Half of Chile senate, four ministers in coronavirus quarantine

Demonstrators clash with riot police during a protest against Chilean President Sebastian Pinera's government amid the COVID-19 pandemic, in Santiago

Around half of Chile’s 50-member senate and four ministers have been placed in quarantine after coming into contact with at least three colleagues infected with the novel coronavirus, officials said Monday, as jobless protesters in a poor area of Santiago clashed with police to demand food aid.

Finance Minister Ignacio Briones and Chief of Staff Felipe Ward both wrote on Twitter that they had tested negative for the virus but were in quarantine until a second test is conducted.

Briones said he was tested on Friday, due to his “regular contact with” infected senator Jorge Pizarro on the Senate finance committee, and has since begun “preventative quarantine.”

The ministers of the interior and social development are also in isolation.

At the end of last week, around 20 legislators began isolation after meeting with Pizarro and another infected senator.

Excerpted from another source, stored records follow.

extern "C" {
int fd_gemm(int kind, int epi, const void* A, const void* B, void* C, int M, int N, int K, int lda, int ldb,
            int ldc, const float* bias, void* aux, int ldaux, const void* res, int ldres, float* workspace,
            long long workspace_elems, int accumulate, const FdAdamEpi* adam,
            float* colsum, int* colsum_blocks, hipStream_t st);
int fd_gemm_ex(int kind, int epi, const void* A, const void* B, void* C, int M, int N, int K, int lda, int ldb,
               int ldc, const float* bias, void* aux, int ldaux, const void* res, int ldres, float* workspace,
               long long workspace_elems, int accumulate, const FdAdamEpi* adam,
               float* colsum, int* colsum_blocks, void* aux_out, hipStream_t st);
int fd_gemm_set_cfg(int kind, int cfg, int splits);
int fd_gemm_pf(const void* pf, long long bytes);
int fd_gemm_stamps(unsigned long long* host, int nblocks);
int fd_attn_stamps(unsigned long long* host, int nblocks);
int fd_attn_set_split(int on);
int fd_gemm_dw2(const void* A0, const void* B0, float* C0, int M0, int N0, const void* A1, const void* B1, float* C1,
                int M1, int N1, int K, float* workspace, long long workspace_elems, int accumulate,
                const FdAdamEpi* adams, int defer, int* splits_out, hipStream_t st);
int fd_gemm_dw2_splits(int M0, int N0, int M1, int N1, int K);
int fd_gemm_dw_batch(int n, const FdDwProb* probs, int K, const int* step, const float* hyper, int cfg,
                     const FdAdamRest* rest, hipStream_t st);
int fd_gemm_ln_set_diag(int diag);
int fd_gemm_dwb_set_mix(int mode);
long long fd_gemm_dwb_mixed_launches();
int fd_gemm_splitk(int epi, const void* A, const void* Bt, int M, int N, int K, float* workspace,
                   long long workspace_elems, int splits, const float* bias, void* C, void* aux, void* aux_out,
                   const void* res, float* colsum, int* colsum_blocks, const FdLnEpi* ln, const FdSkHead* hd,
                   int b_mn, hipStream_t st);
int fd_gemm_ln(int bwd, const void* A, const void* Bt, void* C, int M, int N, int K, const float* bias,
               const void* res, int ldres, const FdLnEpi* ln, int cfg, int b_mn, hipStream_t st);
int fd_splitk_reduce_batched(int n, const float* const* slabs, float* const* outs, const long long* numel,
                             const int* splits, const int* accumulate, hipStream_t st);
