template <int TQ, bool TAIL>
__device__ __forceinline__ int prefilter_cell(const uint32_t* t32, int dh, int rpi, int lrow, bool lane_on, int lbase,
                                              uint32_t xvalid, uint32_t tt, uint16_t* sList, const FastCellT& c,
                                              const uint16_t* tile, int lane) {
    int nlist = 0;
    const int ntail = TAIL ? __builtin_amdgcn_readfirstlane(c.ntail) : 0;
    dh -= ntail;
    for (int r0 = 0; r0 < dh; r0 += rpi) {
        const int dy = r0 + lrow;
        int pm = 0;
        if (lane_on && dy < dh) {
            lds_cu32* w = (lds_cu32*)(t32 + r0 * (TQ / 2));
            asm volatile("" : "+v"(w));
            pm = (int)((prefilter16<TQ>(w, tt) | (prefilter16<TQ>(w + 4, tt) << 8)) & xvalid);
        }
        const int cnt = __popc(pm);
        const int incl = wave_incl_scan(cnt);
        int pos = nlist + incl - cnt;
        const int base = lbase + r0 * (2 * TQ);
        for (uint32_t b = (uint32_t)pm; b; b &= b - 1) sList[pos++] = (uint16_t)(base + 2 * __builtin_ctz(b));
        nlist += __builtin_amdgcn_readlane(incl, 63);
    }
    if (TAIL && ntail != 0) {
        const int np = __builtin_amdgcn_readfirstlane(c.np);
        const int trow = (int)div20(lane, c.m_np), pp = lane - trow * np;
        uint32_t r = 0;
        if (trow < ntail) {
            lds_cu32* q = (lds_cu32*)(reinterpret_cast<const uint32_t*>(tile) + ((dh + 3) * (TQ / 2) + 2)) +
                          (trow * (TQ / 2) + pp);
            const uint32_t l2 = q[-2], l1 = q[-1], v = q[0], r1 = q[1], r2 = q[2];
            const uint32_t P12 = __builtin_amdgcn_alignbyte(l1, l2, 2);
            const uint32_t P4 = __builtin_amdgcn_alignbyte(r2, r1, 2);
            r = compass2(v, q[3 * (TQ / 2)], P4, q[-3 * (TQ / 2)], P12, tt);
        }
        const bool lo = (r & 0x8000u) != 0, hi = (int)r < 0 && 2 * pp + 1 < c.dw;
        const unsigned long long ml = __ballot(lo), mh = __ballot(hi);
        const int pos = __builtin_amdgcn_mbcnt_hi((unsigned)(mh >> 32), __builtin_amdgcn_mbcnt_lo((unsigned)mh,
                        __builtin_amdgcn_mbcnt_hi((unsigned)(ml >> 32), __builtin_amdgcn_mbcnt_lo((unsigned)ml, nlist))));
        const int e = (dh + trow) * (2 * TQ) + 4 * pp;
        if (lo) sList[pos] = (uint16_t)e;
        if (hi) sList[pos + (lo ? 1 : 0)] = (uint16_t)(e + 2);
        nlist += __popcll(ml) + __popcll(mh);
    }
    return nlist;
}

template <int TQ, int CP = 0>
__device__ __forceinline__ void fast_cell_body(const Geom* __restrict__ g, const FastCellT& c, int lane,
                                               uint16_t* tile, uint16_t* sList,
                                               uint32_t* __restrict__ cands, uint32_t* __restrict__ candFirst,
                                               int* cntOut, unsigned long long* __restrict__ stamps, int item) {
    constexpr int PX = 16, TB = 2 * TQ;
    constexpr unsigned kRecipTB = (1u << 20) / TB + 1;
    const int dw = c.dw, dh = c.dh;
    ORBGPU_STAMP(1);
    const int nruns = c.nruns;
    const int rpi = c.rpi;
    const int lrow = (int)div20(lane, c.m_runs);
    const int x0 = PX * (lane - lrow * nruns);
    const bool lane_on = lrow < rpi;
    const uint32_t xvalid = x0 + PX <= dw ? (1u << PX) - 1u : (1u << max(dw - x0, 0)) - 1u;
    const int lpix = lrow * TQ + x0;
    const uint32_t* t32 = reinterpret_cast<const uint32_t*>(tile) + (lpix >> 1);
    uint8_t* t0 = reinterpret_cast<uint8_t*>(&tile[3 * TQ + 4]);
    int th = g->iniTh;
    int kept = 0;
    for (int pass = 0; pass < 2; pass++) {
        const uint32_t tt = (uint32_t)th | ((uint32_t)th << 16);
        const int nlist = prefilter_cell<TQ, (TQ < kFastTilePitch)>(t32, dh, rpi, lrow, lane_on, 2 * lpix, xvalid, tt,
                                                                    sList, c, tile, lane);
        wave_lds_sync();
        ORBGPU_STAMP(2);
#if defined(ORBGPU_FAST_CUT) && ORBGPU_FAST_CUT == 2
        if (lane == 0) *cntOut = nlist & 0;
        return;
#endif
        int ncorner = 0;
        for (int b0 = 0; b0 < nlist; b0 += 64) {
            const int i = b0 + lane;
            int p = 0, m = 0;
            if (i < nlist) {
                p = sList[i];
                m = fast_arc_strength<TB, 2>(t0 + p);
            }
            const bool corner = m > th;
            const unsigned long long cm = __ballot(corner);
            if (corner) {
                t0[p + 1] = (uint8_t)m;
                sList[ncorner + lanes_below(cm)] = (uint16_t)p;
            }
            ncorner += __popcll(cm);
        }
        wave_lds_sync();
        ORBGPU_STAMP(3);
#if defined(ORBGPU_FAST_CUT) && ORBGPU_FAST_CUT == 3
        if (lane == 0) *cntOut = ncorner & 0;
        return;
#endif
        kept = 0;
        for (int b0 = 0; b0 < ncorner; b0 += 64) {
            const int i = b0 + lane;
            bool k = false;
            uint32_t packed = 0;
            if (i < ncorner) {
                const int p = sList[i];
                const uint8_t* q = t0 + p + 1;
                const int m = q[0];
                const int s = m - 1;
                const int n0 = max(max((int)q[-TB - 2], (int)q[-TB]), (int)q[-TB + 2]);
                const int n1 = max(max((int)q[-2], (int)q[2]), 1);
                const int n2 = max(max((int)q[TB - 2], (int)q[TB]), (int)q[TB + 2]);
                k = m > max(max(n0, n1), n2);
                const int py = (int)(__umul24((unsigned)p, kRecipTB) >> 20), px = (p - py * TB) >> 1;
                packed = (uint32_t)(px + c.xo) | ((uint32_t)(py + c.yo) << 12) | ((uint32_t)s << 24);
            }
            const unsigned long long km = __ballot(k);
            const int slot = kept + lanes_below(km);
            if (k) {
                if constexpr (CP != 0) {
                    uint32_t* dst = slot < kCandFirst ? &candFirst[((long long)c.f * g->ncells + c.cell) * kCandRec + 1 + slot]
                                                      : &cands[(long long)c.f * g->ncand + c.out_off + slot];
                    __hip_atomic_store(dst, packed, __ATOMIC_RELAXED, __HIP_MEMORY_SCOPE_AGENT);
                } else {
                    if (slot < kCandFirst) candFirst[((long long)c.f * g->ncells + c.cell) * kCandRec + 1 + slot] = packed;
                    else cands[(long long)c.f * g->ncand + c.out_off + slot] = packed;
                }
            }
            kept += __popcll(km);
        }
        if (kept > 0 || th == g->minTh) break;
        th = g->minTh;
        for (int i = lane; i < ncorner; i += 64) t0[sList[i] + 1] = 0;
        wave_lds_sync();
    }
    ORBGPU_STAMP(4);
    if (lane == 0) {
        if constexpr (CP != 0) __hip_atomic_store(cntOut, kept, __ATOMIC_RELAXED, __HIP_MEMORY_SCOPE_AGENT);
        else *cntOut = kept;
    }
    ORBGPU_STAMP(5);
}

Last Wednesday, Chile recorded a 60 percent spike in daily coronavirus cases despite a month and a half of preventative measures, including a selective lockdown.

Last week, the government imposed a total lockdown on the capital Santiago, which has recorded more than 80 percent of the country’s 46,000 cases. There had also been 478 deaths as of Monday.

Violence broke out Monday in El Bosque, a crowded, poor area on the outskirts of Santiago, as angry people wielding sticks erected barricades and threw rocks at riot police, who fought back with tear gas and water cannon.

“It is not because of the quarantine. It is aid, food, what people are asking for right now,” Veronica Abarca, who lives in El Bosque, told us.

The protests came one day after the government of President Sebastian Pinera said it would distribute 2.5 million packages of food to the poorest people in Chile.

Last month, the government said it would hand out vouchers worth around $300 each to some 4.5 million low-income people, but the money was never distributed.